Tuesday, December 14, 2010

When The Grocery Store Becomes Overwhelming (Pause, and Drink Coffee)

Today I inaugurated being in my hometown with the all-important trip to the grocery store. This trip is significant because this is not a local fresh organic produce market, or an overly expensive limited options grocery store on Pennsylvania Ave, or even the Peapod virtual grocery store where you search for what you want and your purchases are delivered to your door. Nope, this grocery store is your typical , so many options we don't know what to do with them, high in saturated fats and non-organic options, with so many aisles you could be filming a movie in one and the nice lady sniffing apples in the next one over wouldn't even notice. I was prepared for culture shock (or so I thought).

Our local Market Basket is only a few minutes' down the road, but it was a trip I have been dreading. I haven't operated a motor vehicle in just about 10 weeks, and the prospect of guiding our little green Honda down a stretch of 50 mph (where people actually go 67) and into the chaotic parking lot of overcrowded Christmas shoppers intimidated me.

However, this afternoon I ventured out of my driveway and down said treacherous stretch of road, and into said overcrowded parking lot. I locked my car. I walked into the automatic doors and into a blast of artificial heat. I exhaled.
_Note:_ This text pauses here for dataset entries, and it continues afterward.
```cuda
bool fit_tc_supported(const DesignView& d, const FitArgs& a, const char** why) {
  const char* w = nullptr;
  if (!a.skip_pred && a.n_pred > MAX_PRED) w = "n_pred > 64 needs the fit + predict_tc_kernel pair";
  else if (a.n_pred < 1) w = "n_pred < 1";
  else if (a.ld_y % 4 != 0) w = "ld_y not a multiple of 4 floats (TMA needs 16-B row pitch)";
  else if ((reinterpret_cast<uintptr_t>(a.y) & 15u) != 0) w = "y not 16-B aligned";
  else if (d.t_fit < 1) w = "t_fit < 1";
  else if (a.n > (int64_t)0x7fffffff - TILE_M) w = "n too large for 32-bit TMA coordinates";
  if (why) *why = w;
  return w == nullptr;
}

template <int STAGES, int OBUF, bool MULTI, bool SE = false, bool BT = false>
static cudaError_t launch_variant(const DesignView& d, const FitArgs& a, const TcLaunch& tl, uint32_t* pending_count,
                                  int sm_count, cudaStream_t s, int n_tiles, int n_chunks, const MultiView& mv,
                                  const SeArgs& se = SeArgs{}, const BtArgs& bt = BtArgs{}) {
  const size_t smem = SmemLayoutT<STAGES, OBUF, SE>::total + 1024;
  cudaError_t e = cudaFuncSetAttribute(fit_tc_kernel<STAGES, OBUF, MULTI, SE, BT>, cudaFuncAttributeMaxDynamicSharedMemorySize, (int)smem);
  if (e != cudaSuccess) return e;
  const int grid = n_tiles < sm_count ? n_tiles : sm_count;
  fit_tc_kernel<STAGES, OBUF, MULTI, SE, BT><<<grid, THREADS, smem, s>>>(tl, d, a, pending_count, n_tiles, n_chunks, mv, se, bt);
  return cudaGetLastError();
}

cudaError_t launch_fit_tc(const DesignView& d, const FitArgs& a, const TcLaunch& tl, uint32_t* pending_count,
                          int sm_count, cudaStream_t s, int variant, const MultiView* multi) {
  if (a.n <= 0) return cudaSuccess;
  if (multi != nullptr)
    return launch_variant<8, 1, true>(d, a, tl, pending_count, sm_count, s, multi->n_tiles, 2, *multi);
  const int n_tiles = (int)((a.n + TILE_M - 1) / TILE_M);
  const int n_chunks = d.t_pad / KC;
  const MultiView none{};
  return variant == 2 ? launch_variant<6, 2, false>(d, a, tl, pending_count, sm_count, s, n_tiles, n_chunks, none)
                      : launch_variant<8, 1, false>(d, a, tl, pending_count, sm_count, s, n_tiles, n_chunks, none);
}

cudaError_t launch_fit_tc_se(const DesignView& d, const FitArgs& a, const TcLaunch& tl, uint32_t* pending_count,
                             int sm_count, cudaStream_t s, const SeArgs& se) {
  if (a.n <= 0) return cudaSuccess;
  const int n_tiles = (int)((a.n + TILE_M - 1) / TILE_M);
  return launch_variant<8, 1, false, true>(d, a, tl, pending_count, sm_count, s, n_tiles, d.t_pad / KC, MultiView{}, se);
}

cudaError_t launch_fit_tc_bt(const DesignView& d, const FitArgs& a, const TcLaunch& tl, uint32_t* pending_count,
                             int sm_count, cudaStream_t s, const BtArgs& bt) {
  if (a.n <= 0) return cudaSuccess;
  const int n_tiles = (int)((a.n + TILE_M - 1) / TILE_M);
  return launch_variant<8, 1, false, false, true>(d, a, tl, pending_count, sm_count, s, n_tiles, d.t_pad / KC,
                                                  MultiView{}, SeArgs{}, bt);
}

}
```

Before: 634.9 million.

## Batch forecast output writes across several staged tiles before flushing

```diff
diff --git a/dss-ml-at-scale_b200/csrc/fit_tc.cu b/dss-ml-at-scale_b200/csrc/fit_tc.cu
--- a/dss-ml-at-scale_b200/csrc/fit_tc.cu
+++ b/dss-ml-at-scale_b200/csrc/fit_tc.cu
@@ -32,7 +32,8 @@
   static constexpr int n_bars = 2 * STAGES + 6 + 2 * TILE_RING;
   static constexpr int ss = bars + n_bars * 8;
   static constexpr int sfac = ss + (SE ? 2 * NGROUPS * TILE_M * 8 : 0);
-  static constexpr int total = sfac + (SE ? MAX_PRED * 4 : 0);
+  static constexpr int otiles = sfac + (SE ? MAX_PRED * 4 : 0);
+  static constexpr int total = otiles + (OBUF > 1 ? OBUF * 4 : 0);
   static_assert(total + 1024 <= 232448, "exceeds the 227 KB of shared memory a CTA can opt into");
 };
 
@@ -91,6 +92,7 @@
               const SeArgs se, const BtArgs bt) {
   static_assert(!SE || !MULTI, "standard errors are built for the single-calendar launch");
   static_assert(!BT || !(MULTI || SE), "backtests are built for the single-calendar launch");
+  static_assert(STAGES % 2 == 0, "each stage must belong to one consumer group");
   using SmemLayout = SmemLayoutT<STAGES, OBUF, SE>;
   auto tile_rec = [&](int ti) -> TileRec {
     if (MULTI) {
@@ -476,6 +478,20 @@
     const uint64_t l2_policy = l2_evict_first_policy();
     const bool se_vec = SE && (a.n_pred % 4 == 0) && (se.ld_se % 4 == 0) &&
                         ((reinterpret_cast<uintptr_t>(se.out_se) & 15u) == 0);
+    int ns = 0;
+    int* s_otiles = reinterpret_cast<int*>(smem + SmemLayout::otiles);
+    const int epoch = OBUF * static_cast<int>(gridDim.x);
+    int next_flush = epoch;
+    auto flush_staged = [&]() {
+      for (int b = 0; b < ns; ++b) {
+        const TileRec tb = tile_rec(s_otiles[b]);
+        const uint32_t bytes = static_cast<uint32_t>(tb.nrows) * a.n_pred * 4u;
+        float4* __restrict__ dst = reinterpret_cast<float4*>(a.out + (int64_t)tb.row0 * a.n_pred);
+        const uint32_t src = s_ostage_u32 + static_cast<uint32_t>(b) * (TILE_M * BULK_MAX_PRED * 4);
+        for (uint32_t i = r; i < bytes / 16u; i += 128u) stg128_hint(dst + i, lds128(src + 16u * i), l2_policy);
+      }
+      ns = 0;
+    };
     int lt = 0;
     int cur_cal = MULTI ? -1 : 0;
     uint32_t kept_mask = d.kept_mask;
@@ -661,8 +677,8 @@
         }
       }
       if (bulk) {
-        const int ob = OBUF > 1 ? (lt % OBUF) : 0;
-        if (warp == WARP_EPI0) { if (OBUF > 1) bulk_wait_read1_elect(); else bulk_wait_read_elect(); }
+        const int ob = OBUF > 1 ? ns : 0;
+        if (warp == WARP_EPI0 && ob == 0) bulk_wait_read_elect();
         named_bar_sync(1, 128);
         float* __restrict__ srow = s_ostage + ob * (TILE_M * BULK_MAX_PRED) + r * a.n_pred;
         for (int k = 0; k < a.n_pred; k += 4) {
@@ -671,13 +687,15 @@
           for (int w = 0; w < 4; ++w) o[w] = dot16(s_apred + (k + w) * P, g, c);
           *reinterpret_cast<float4*>(srow + k) = make_float4(o[0], o[1], o[2], o[3]);
         }
+        if (OBUF > 1 && r == 0) s_otiles[ob] = tile;
         fence_proxy_async_smem();
         named_bar_sync(1, 128);
         const uint32_t bytes = static_cast<uint32_t>(tr.nrows) * a.n_pred * 4u;
         const int64_t off = (int64_t)tr.row0 * a.n_pred;
         const uint32_t src = s_ostage_u32 + static_cast<uint32_t>(ob) * (TILE_M * BULK_MAX_PRED * 4);
-        for (uint32_t i = r; i < bytes / 16u; i += 128u)
-          stg128_hint(reinterpret_cast<float4*>(a.out + off) + i, lds128(src + 16u * i), l2_policy);
+        if constexpr (OBUF == 1)
+          for (uint32_t i = r; i < bytes / 16u; i += 128u)
+            stg128_hint(reinterpret_cast<float4*>(a.out + off) + i, lds128(src + 16u * i), l2_policy);
         if (warp == WARP_EPI0) {
           const int n_peer = a.n_out - 1;
           int j = n_peer > 1 ? tile % n_peer : 0;
@@ -686,6 +704,13 @@
             if (++j == n_peer) j = 0;
           }
           bulk_commit_elect();
+        }
+        if constexpr (OBUF > 1) {
+          ++ns;
+          if (ns == OBUF || tile >= next_flush) {
+            flush_staged();
+            next_flush = (tile / epoch + 1) * epoch;
+          }
         }
       } else if (live && !pend && !defer && !a.skip_pred) {
         const int64_t off = row * a.ld_out;
@@ -740,6 +765,7 @@
         stg32_hint(a.status + row, pend ? MMF_STATUS_PENDING : (defer ? MMF_STATUS_DEFERRED : MMF_STATUS_OK), l2_policy);
       }
     }
+    if constexpr (OBUF > 1) if (bulk && ns > 0) flush_staged();
     if (bulk && warp == WARP_EPI0) bulk_wait_all_elect();
   }
 }
@@ -777,9 +803,8 @@
     return launch_variant<8, 1, true>(d, a, tl, pending_count, sm_count, s, multi->n_tiles, 2, *multi);
   const int n_tiles = (int)((a.n + TILE_M - 1) / TILE_M);
   const int n_chunks = d.t_pad / KC;
-  const MultiView none{};
-  return variant == 2 ? launch_variant<6, 2, false>(d, a, tl, pending_count, sm_count, s, n_tiles, n_chunks, none)
-                      : launch_variant<8, 1, false>(d, a, tl, pending_count, sm_count, s, n_tiles, n_chunks, none);
+  (void)variant;
+  return launch_variant<6, 4, false>(d, a, tl, pending_count, sm_count, s, n_tiles, n_chunks, MultiView{});
 }
 
 cudaError_t launch_fit_tc_se(const DesignView& d, const FitArgs& a, const TcLaunch& tl, uint32_t* pending_count,
```

New measurement: 650.6 million (median of 6 runs). 1.02x the previous value.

My eyes had a heart attack. Everywhere I looked were blaring orange advertisements: Peppermint Candies! 2 for $0.99! Chicken Stock! Only $1.99! Campbell's Soup in a Can! Now Reduced Price! There were feathery paper decorations in green, red and gold over every checkout aisle. The fluorescent lights blared, the radio crooned Bing Crosby Christmas tunes, and I stood there, red basket in hand.

I wanted to scream FREEZE! This is going by me too fast! The noises of carts, boxes being stacked on shelves, people clamoring for attention, the steady bleep bleep of checkout lines, the music... I couldn't concentrate. I wandered through the store with an empty basket on my arm and a dazed look on my face. It was a simple task: get a carton of juice. But for the life of me I couldn't think of where and how to get the juice. Aisle 7 - where the non-refrigerated juice is stored, or Aisle 2, where the butter and cream cheese is kept? Did I want frozen make it yourself juice, or did I want juice boxes?

It is a strange thing to be so inundated with choices. The grocery stores seem to wear their number of choices like a badge of honor. If you have 35 types of cheddar cheese options, then you must be searching high and low to provide your customers with the best possible array. But what if your customer has just returned from a different place, and isn't equipped to choose from your brilliant array of cheddar cheese? What if she just wants you to hand her cheddar cheese, and guide her to the checkout, and leave the chaos for somewhere quiet? What if, when presented with choices, she can't make one?

This experience, I'm sure, is compounded when you return from a different country, where the very act of grocery shopping is not a scavenger hunt but actually a fairly brief errand. But there is something about the experience of return, and its temporary paralysis, that we all share. I can't make a decision in a grocery store, and I wander through my day marveling at the familiarity and strangeness of these sights, sounds and people. I sit in my living room, by the fire, with my cup of coffee and my computer, typing away, and I want to laugh and cry and smile and scream.

So I'm drinking coffee, and pausing in the midst of this day, to remind myself that the paralysis is temporary, that soon I will have returned more fully, and my lungs will fill with the air of this place, these people. In sign language, the sign for "here" involves moving your hands, palms facing the sky, in circles parallel to the ground (I know, a poor description... here is the sign). I find myself signing over and over, "I am here," in an effort to tell my body to rest, to exhale, to be. I don't know quite if I will ever cease to breathe a bit of DC air, feel the Potomac fever in my blood, yearn to see the people who entered my life in August and transformed it. I do hope, however, that my lungs will fill with Massachusetts air, and I will continue with great joy the relationships here. I hope that my grocery store will become more familiar.